Even better would be something like this (1 and 0 instead of TRUE and FALSE):

member A B C Z
000001 1 1 0 0
000002 0 1 1 0
000003 1 0 1 0
000004 0 0 0 0

Where the query for each of the individual "cells" could be of the form:

SELECT CASE WHEN COUNT(*) > 0 THEN 1 ELSE 0 END FROM group_membership WHERE group_name='A' AND member='000001';

My group_membership table has about 50,000 rows, and my group table has about 200 rows.


Note: If you do something like the following to ignore groups that are not in common among the two tables, you will end up eliminating rows like 000004 in the above sample result sets, which is not what I am looking for (member 000004 and group Z should be present in the result set):

SELECT * FROM group_membership WHERE group_name IN (SELECT DISTINCT(name) FROM groups);

As a first stab at solving this problem, I am looking into creating a FUNCTION that relies on a recursive JOIN over the group table to construct the result table.

Update: A FUNCTION requires a RETURNS TABLE definition, which looks like it not be a workable solution, given the variable number of columns in the result set. Some additional ideas I have are to create a function that performs a series of UNIONs over one dimension, and is then wrapped with a view that performs a UNION over a crosstab() of the results over SELECT DISTINCT(name) FROM groups ORDER BY name ASC;

Best Answer

It seems you basically want this, without writing this:

SELECT member
      ,bool_or(group_name='A')::int as "A"
      ,bool_or(group_name='B')::int as "B"
      ,bool_or(group_name='C')::int as "C"
      ,bool_or(group_name='Z')::int as "Z" 
  FROM group_membership
  GROUP BY member
  ORDER BY member;

Postgres isn't structured to make dynamic pivot tables easy.

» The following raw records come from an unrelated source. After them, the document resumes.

int metrics_update(SkfModel* M, hipStream_t s) {
  const SkfConfig& c = M->cfg;
  const Plan& P = M->plan;
  const bool recon = do_recon(c);
  const float* recon_scalar = recon && c.continuous ? M->at<float>(P.cont_scal) + 3 : nullptr;
// ... 30 lines not shown
    if (with_backward) { one(f2, 1, d, F, M->at<char>(im[1])); one(f1, 1, F, d, M->at<char>(im[1]) + half); }
  };
  const bool dec = !encoder_only && do_recon(c);
  for (int i = 0; i < c.num_layers; ++i) {
    ffn(L.enc[i].f1, L.enc[i].f2, P.enc[i].img);
    if (i > 0) one(L.enc[i].mha.qkv, 0, d, 3 * d, M->at<char>(P.enc[i].img_qkv));
    one(L.enc[i].mha.o, 0, d, d, M->at<char>(P.enc[i].img_of));
    if (with_backward) one(L.enc[i].mha.o, 1, d, d, M->at<char>(P.enc[i].img_o));
  }
  if (dec)
    for (int i = 0; i < c.num_layers; ++i) {
      ffn(L.dec[i].f1, L.dec[i].f2, P.dec[i].img);
      if (i > 0) one(L.dec[i].mha1.qkv, 0, d, 3 * d, M->at<char>(P.dec[i].img_qkv));
      one(L.dec[i].mha2.o, 0, d, d, M->at<char>(P.dec[i].img_o2f));
      one(L.dec[i].mha1.o, 0, d, d, M->at<char>(P.dec[i].img_o1f)); one(L.dec[i].mha2.q, 0, d, d, M->at<char>(P.dec[i].img_q2));
      if (with_backward) { one(L.dec[i].mha1.o, 1, d, d, M->at<char>(P.dec[i].img_o1)); one(L.dec[i].mha2.o, 1, d, d, M->at<char>(P.dec[i].img_o2)); }
      if (with_backward) one(L.dec[i].mha2.q, 1, d, d, M->at<char>(P.dec[i].img_q2t));
    }
  return skf_dense_weight_images((int)src.size(), src.data(), ld.data(), tr.data(), K.data(), N.data(), img.data(), c.gemm_precision, s);
}
bool chains(const SkfModel* M, const DenseP& next) {
  return next.in == M->cfg.d_model && (next.out == 128 || next.out == 256 || next.out == 384) && next.ld == next.out;
}
int ffn_ln_fwd(SkfModel* M, const DenseP& f1, const DenseP& f2, const LnP& ln, const float* x, int rows, float* h, void* bits,
               const void* image, float* z, float* out, float* stats, float rate, unsigned site, hipStream_t s,
               const DenseP* next = nullptr, const void* next_image = nullptr, float* next_out = nullptr, bool* next_done = nullptr) {
  const int d = M->cfg.d_model;
  if (next_done) *next_done = false;
  if (M->ctx.ffn_fused && next && chains(M, *next)) {
    if (next_done) *next_done = true;
    return skf_ffn_fused_fwd_proj_f32(rows, d, M->cfg.dff, x, image, M->P(f1.b), M->P(f2.b), h, bits, M->P(ln.g), M->P(ln.b), z, out, stats,
                                      rate, site, M->state, next_image, M->P(next->b), next->out, next_out, M->cfg.gemm_precision, s);
  }
  if (M->ctx.ffn_fused)
    return skf_ffn_fused_fwd_f32(rows, d, M->cfg.dff, x, image, M->P(f1.b), M->P(f2.b), h, bits, M->P(ln.g), M->P(ln.b), z, out, stats,
                                 rate, site, M->state, M->cfg.gemm_precision, s);
  SKF_TRY(dense_fwd_relu_bits(M, f1, x, rows, h, bits, s));
  SKF_TRY(dense_fwd(M, f2, h, rows, z, 0, s));
  return skf_layernorm_residual_fwd(x, z, M->P(ln.g), M->P(ln.b), out, stats, rows, d, rate, site, M->state, s);
}

int attn_tail_ffn_fwd(SkfModel* M, const DenseP& o, const LnP& ln_a, const float* a, const float* x, float* z1, float* x1, float* st1,
                      unsigned site_a, const void* o_image, const DenseP& f1, const DenseP& f2, const LnP& ln, float* h, void* bits,
                      const void* image, float* z, float* out, float* stats, unsigned site, int rows, float rate, hipStream_t s,
                      const DenseP* next, const void* next_image, float* next_out, bool* next_done) {
  const int d = M->cfg.d_model;
  if (!M->ctx.ffn_fused || o.in != d || o.out != d || ln_a.b != ln_a.g + (size_t)d) {
    SKF_TRY(dense_ln_fwd(M, o, a, rows, x, z1, ln_a, x1, st1, rate, site_a, s));
    return ffn_ln_fwd(M, f1, f2, ln, x1, rows, h, bits, image, z, out, stats, rate, site, s, next, next_image, next_out, next_done);
  }
  SkfFfnBlockFwd b{};
  b.struct_size = sizeof(SkfFfnBlockFwd); b.M = rows; b.d = d; b.dff = M->cfg.dff; b.precision = M->cfg.gemm_precision;
  b.x = a; b.image = image; b.b1 = M->P(f1.b); b.b2 = M->P(f2.b); b.h = h; b.relu_bits_out = bits;
  b.gamma = M->P(ln.g); b.beta = M->P(ln.b); b.z = z; b.out = out; b.stats = stats; b.rate = rate; b.site = site; b.step_state = M->state;
  b.pre_image = o_image; b.pre_bias = M->P(o.b); b.pre_residual = x; b.pre_gamma = M->P(ln_a.g); b.pre_beta = M->P(ln_a.b);
  b.pre_z = z1; b.pre_out = x1; b.pre_stats = st1; b.pre_site = site_a;
  const bool chain = next && chains(M, *next);
  if (chain) { b.proj_image = next_image; b.proj_bias = M->P(next->b); b.proj_out = next_out; b.proj_n = next->out; }
  if (next_done) *next_done = chain;
  return skf_ffn_block_fwd_f32(&b, s);
}

}

int forward_preamble(SkfModel* M, bool with_backward, bool encoder_only, hipStream_t s, hipEvent_t masks_ready) {
  const SkfConfig& c = M->cfg;
  const Plan& P = M->plan;
  const int B = c.batch, Le = c.seq_len, Ld = c.seq_len - 1;
  unsigned char* emask = M->at<unsigned char>(P.enc_mask);
  unsigned char* dmask = M->at<unsigned char>(P.dec_mask);
  if (M->ctx.masks_staged) {
  } else if (c.continuous) {
    SKF_TRY(skf_padding_mask_continuous(M->at<float>(P.inp), Le, B, Le, emask, s));
    SKF_TRY(skf_padding_mask_continuous(M->at<float>(P.tar), Le, B, Ld, dmask, s));
  } else {
    SKF_TRY(skf_padding_mask(M->at<long long>(P.inp), Le, B, Le, emask, s));
    SKF_TRY(skf_padding_mask(M->at<long long>(P.tar), Le, B, Ld, dmask, s));
  }
  M->ctx.order = nullptr;
  if (B <= 4096) {
    SKF_TRY(skf_sample_order(emask, Le, Le, encoder_only ? nullptr : dmask, Ld, Ld, B, M->at<int>(P.order), s));
    M->ctx.order = M->at<int>(P.order);
  }
  if (masks_ready) SKF_HIP(hipEventRecord(masks_ready, s));
  M->ctx.ffn_fused = ffn_fused_on(M);
  if (M->ctx.ffn_fused) SKF_TRY(build_ffn_images(M, with_backward, encoder_only, s));
  return SKF_OK;
}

 CREATE or replace FUNCTION prepare() returns void language plpgsql as $F$
 BEGIN
     execute (
          WITH g AS ( select name from groups group by name order by name)
          SELECT
          $$
          create or replace function pg_temp.pivot () 
              RETURNS TABLE ( member text,
          $$ || string_agg( quote_ident( name )||' INT',',') || $$ 
          ) LANGUAGE SQL AS $X$
              SELECT member
    $$ || string_agg( ',bool_or(group_name=' || quote_literal( name ) ||
    ')::int AS '|| quote_ident( name ),e'\n') || $$
                 FROM group_membership
                 GROUP BY member
                 ORDER BY member; $X$; $$
    FROM g ) ;
END;
$F$;


select prepare();
select * from pg_temp.pivot();

 member | A | B | C | Z
--------+---+---+---+---
 000001 | 1 | 1 | 0 | 0
 000002 | 0 | 1 | 1 | 0
 000003 | 1 | 0 | 1 | 0
 000004 | 0 | 0 | 0 | 0
(4 rows)

here I use SQL to form the above query as a temporary function and then pull the result fows from that

in the main function I use a subselect which allows me to use a CTE which means I can order the column names.

I could have created a temporary view instead inside the main function but didn't think of that until just now.

I am making the assumption that the values in group_name are no longer than 64 octets, varchar(64) does not enforce this - the type name does, and is probably a better fit for this task.